Last updated at 10:06 am UTC on 28 January 2017
The Squeak Character class is implemented using a 32bit immediate value to encode a Unicode code point. There is space left for additional information. This is Squeak specific and not in the Unicode standard. The leading character indicates the encoding. Other encodings than Unicode are supported. Each character has this encoding information.
For more see comment of class Character.
Note about history
Chris CunninghamThu, Jan 26, 2017 at 11:36 PM
Reply-To: The general-purpose Squeak developers list firstname.lastname@example.org>
To: The general-purpose Squeak developers list
So, back in 2009, Andreas Raab proposed:
What I would propose to do here is to define that "leadingChar = 0" which currently means "Latin1 encoding, language neutral" is being redefined to "Unicode encoding, language neutral". What this does is that "Character value: 353" and "Unicode value: 353" become the same, if the environment is considered language neutral which by default it would be.
In 2010, he pushed this into Squeak Trunk.
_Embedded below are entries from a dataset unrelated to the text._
template <class CF>
struct FrameDim {
    using Bd = typename CF::Bd;
    int r, c, a;
    uint32_t trng, tmask;
    Bd vmask;
    Bd hl, vl;
    M3_HD FrameDim(const Shape& s) : r(s.rows), c(s.cols), a(s.rows * (s.cols - 1) * 2) {
        trng = (uint32_t)(s.types - 1);
        uint32_t m = trng;
        m |= m >> 1; m |= m >> 2; m |= m >> 4;
        tmask = m;
        const uint32_t row = low_bits(c);
#pragma unroll
        for (int i = 0; i < CF::W; ++i) {
            if constexpr (CF::FS == 16) {
                const int r0 = 2 * i, r1 = 2 * i + 1;
                vmask.w[i] = (r0 < r ? row : 0u) | (r1 < r ? row << 16 : 0u);
            } else {
                vmask.w[i] = i < r ? row : 0u;
            }
            hl.w[i] = in_vgpr(s.hreach[i]);
            vl.w[i] = in_vgpr(s.vreach[i]);
            vmask.w[i] = in_vgpr(vmask.w[i]);
        }
    }
    M3_HD int rows() const { return r; }
    M3_HD int cols() const { return c; }
    M3_HD int cells() const { return r * c; }
    M3_HD int actions() const { return a; }
    M3_HD int aw() const { return (a + 31) / 32; }
    M3_HD uint32_t tile_rng() const { return trng; }
    M3_HD uint32_t tile_mask() const { return tmask; }
    M3_HD Bd valid() const { return vmask; }
};

M3_HD bool wave_any(bool p) {
#ifdef __HIP_DEVICE_COMPILE__
    return __any((int)p) != 0;
#elif defined(M3_HOST_WAVE_ANY)
    return M3_HOST_WAVE_ANY(p);
#else
    return p;
#endif
}

#ifndef M3_LEGAL_SLICED_W
#define M3_LEGAL_SLICED_W 5
#endif

template <class CF>
M3_HD typename CF::Bd tb_nonzero(const typename CF::Bd* P) {
    typename CF::Bd r = P[0];
#pragma unroll
    for (int p = 1; p < CF::BITS; ++p) r |= P[p];
    return r;
}

template <class CF, int NPU>
M3_HD typename CF::Bd special_mask(const typename CF::Bd* P) {
    typename CF::Bd r = P[CF::BITS];
#pragma unroll
    for (int p = CF::BITS + 1; p < NPU; ++p) r |= P[p];
    return r;
}

template <class CF, int D>
M3_HD typename CF::Bd tb_ne(const typename CF::Bd* P) {
    typename CF::Bd r = P[0] ^ at<D>(P[0]);
#pragma unroll
    for (int p = 1; p < CF::BITS; ++p) r |= P[p] ^ at<D>(P[p]);
    return r;
}
template <class CF, int D>
M3_HD typename CF::Bd tb_eq(const typename CF::Bd* P) {
    return ~tb_ne<CF, D>(P);
}

template <class CF, int NPU>
M3_HD int cell_value(const typename CF::Bd* P, int x) {
    const typename CF::Bd bm = CF::Bd::bit_at(x);
    int v = 0;
#pragma unroll
    for (int p = 0; p < NPU; ++p) v |= (int)((P[p] & bm).any()) << p;
    return v;
}

template <class CF, int NPU>
M3_HD void set_cell(typename CF::Bd* P, int x, int v) {
    const typename CF::Bd bm = CF::Bd::bit_at(x);
#pragma unroll
    for (int p = 0; p < NPU; ++p) {
        const uint32_t on = 0u - (uint32_t)((v >> p) & 1);
#pragma unroll
        for (int i = 0; i < CF::W; ++i) P[p].w[i] = (P[p].w[i] & ~bm.w[i]) | (bm.w[i] & on);
    }
}

template <int POS, int LEN, int W>
M3_HD uint32_t extract_bits(const BB<W>& b) {
    constexpr int q = POS >> 5, s = POS & 31;
    uint32_t lo = b.w[q] >> s;
    if constexpr (s != 0 && q + 1 < W) lo |= b.w[q + 1] << (32 - s);
    return LEN >= 32 ? lo : (lo & ((1u << (LEN & 31)) - 1u));
}

template <int K, int W>
M3_HD uint32_t wget(const BB<W>& a) {
    if constexpr (K >= 0 && K < W) return a.w[K];
    else return 0u;
}
template <int D, int I, int W>
M3_HD uint32_t wat(const BB<W>& a) {
    if constexpr (D == 0) {
        return wget<I>(a);
    } else if constexpr (D > 0) {
        constexpr int q = D / 32, s = D % 32;
        if constexpr (s == 0) return wget<I + q>(a);
        else return (wget<I + q>(a) >> s) | (wget<I + q + 1>(a) << (32 - s));
    } else {
        constexpr int q = (-D) / 32, s = (-D) % 32;
        if constexpr (s == 0) return wget<I - q>(a);
        else return (wget<I - q>(a) << s) | (wget<I - q - 1>(a) >> (32 - s));
    }
}
template <class CF, int A, int B, int I>
M3_HD uint32_t weq(const typename CF::Bd* P) {
    uint32_t r = 0u;
#pragma unroll
    for (int p = 0; p < CF::BITS; ++p) r |= wat<A, I>(P[p]) ^ wat<B, I>(P[p]);
    return ~r;
}
template <class CF, int I>
M3_HD void legal_word(const typename CF::Bd* P, const typename CF::Bd& z0, const typename CF::Bd& spec,
                      typename CF::Bd& HL, typename CF::Bd& VL) {
    using G = typename CF::G;
    constexpr int C = CF::C, R = CF::R;
    constexpr uint32_t RGE1 = G::row_ge(1).w[I], RGE2 = G::row_ge(2).w[I];
    constexpr uint32_t RLE2 = G::row_le(R - 2).w[I], RLE3 = G::row_le(R - 3).w[I], RLE4 = G::row_le(R - 4).w[I];
    constexpr uint32_t CGE1 = G::col_ge(1).w[I], CGE2 = G::col_ge(2).w[I];
    constexpr uint32_t CLE2 = G::col_le(C - 2).w[I], CLE3 = G::col_le(C - 3).w[I], CLE4 = G::col_le(C - 4).w[I];
    {
        const uint32_t spc = z0.w[I] | wat<1, I>(z0) | (spec.w[I] & wat<1, I>(spec));
        const uint32_t condA = CGE2 & weq<CF, -2, 1, I>(P) & weq<CF, -1, 1, I>(P);
        const uint32_t condB = CLE4 & weq<CF, 0, 2, I>(P) & weq<CF, 0, 3, I>(P);
        const uint32_t up = RGE1 & weq<CF, -C, 1, I>(P), dn = RLE2 & weq<CF, 1, C, I>(P);
        const uint32_t up2 = RGE2 & weq<CF, -2 * C, 1, I>(P), dn2 = RLE3 & weq<CF, 1, 2 * C, I>(P);
        const uint32_t ab1 = (up & dn) | (up & ~dn & up2) | (dn & ~up & dn2);
        const uint32_t upb = RGE1 & weq<CF, 1 - C, 0, I>(P), dnb = RLE2 & weq<CF, 0, C + 1, I>(P);
        const uint32_t up2b = RGE2 & weq<CF, 1 - 2 * C, 0, I>(P), dn2b = RLE3 & weq<CF, 0, 2 * C + 1, I>(P);
        const uint32_t ab2 = (upb & dnb) | (upb & ~dnb & up2b) | (dnb & ~upb & dn2b);
        HL.w[I] = CLE2 & (spc | ((condA | condB | ab1 | ab2) & ~weq<CF, 0, 1, I>(P)));
    }
    {
        const uint32_t spc = z0.w[I] | wat<C, I>(z0) | (spec.w[I] & wat<C, I>(spec));
        const uint32_t condA = RLE4 & weq<CF, 0, 2 * C, I>(P) & weq<CF, 0, 3 * C, I>(P);
        const uint32_t condB = RGE2 & weq<CF, -2 * C, C, I>(P) & weq<CF, -C, C, I>(P);
        const uint32_t l1 = CGE1 & weq<CF, 0, C - 1, I>(P), r1 = CLE2 & weq<CF, 0, C + 1, I>(P);
        const uint32_t l2 = CGE2 & weq<CF, 0, C - 2, I>(P), r2 = CLE3 & weq<CF, 0, C + 2, I>(P);
        const uint32_t lr1 = (l1 & r1) | (l1 & ~r1 & l2) | (r1 & ~l1 & r2);
        const uint32_t l1b = CGE1 & weq<CF, -1, C, I>(P), r1b = CLE2 & weq<CF, 1, C, I>(P);
        const uint32_t l2b = CGE2 & weq<CF, -2, C, I>(P), r2b = CLE3 & weq<CF, 2, C, I>(P);
        const uint32_t lr2 = (l1b & r1b) | (l1b & ~r1b & l2b) | (r1b & ~l1b & r2b);
        VL.w[I] = RLE2 & (spc | ((condA | condB | lr1 | lr2) & ~weq<CF, 0, C, I>(P)));
    }
}
template <class CF, int I = 0>
M3_HD void legal_words(const typename CF::Bd* P, const typename CF::Bd& z0, const typename CF::Bd& spec,
                       typename CF::Bd& HL, typename CF::Bd& VL) {
    if constexpr (I < CF::W) {
        legal_word<CF, I>(P, z0, spec, HL, VL);
        legal_words<CF, I + 1>(P, z0, spec, HL, VL);
    }
}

Then, in 2011, there was a conversation where Andreas stated:
On 1/8/2011 2:16 AM, Sean P. DeNigris wrote:
"In Squeak Character encoding, bits above 16r3FFFFF don't encode the
character, but hold information about the language environment and the
encoding which should be used to interpret the charCode. The background of
which is Han unification (http://en.wikipedia.org/wiki/Han_unification)."
How's that as a method comment? Is it really "In Squeak... encoding..." or
does this apply to unicode in general?
It is Squeak specific. Unicode does not have a leading char.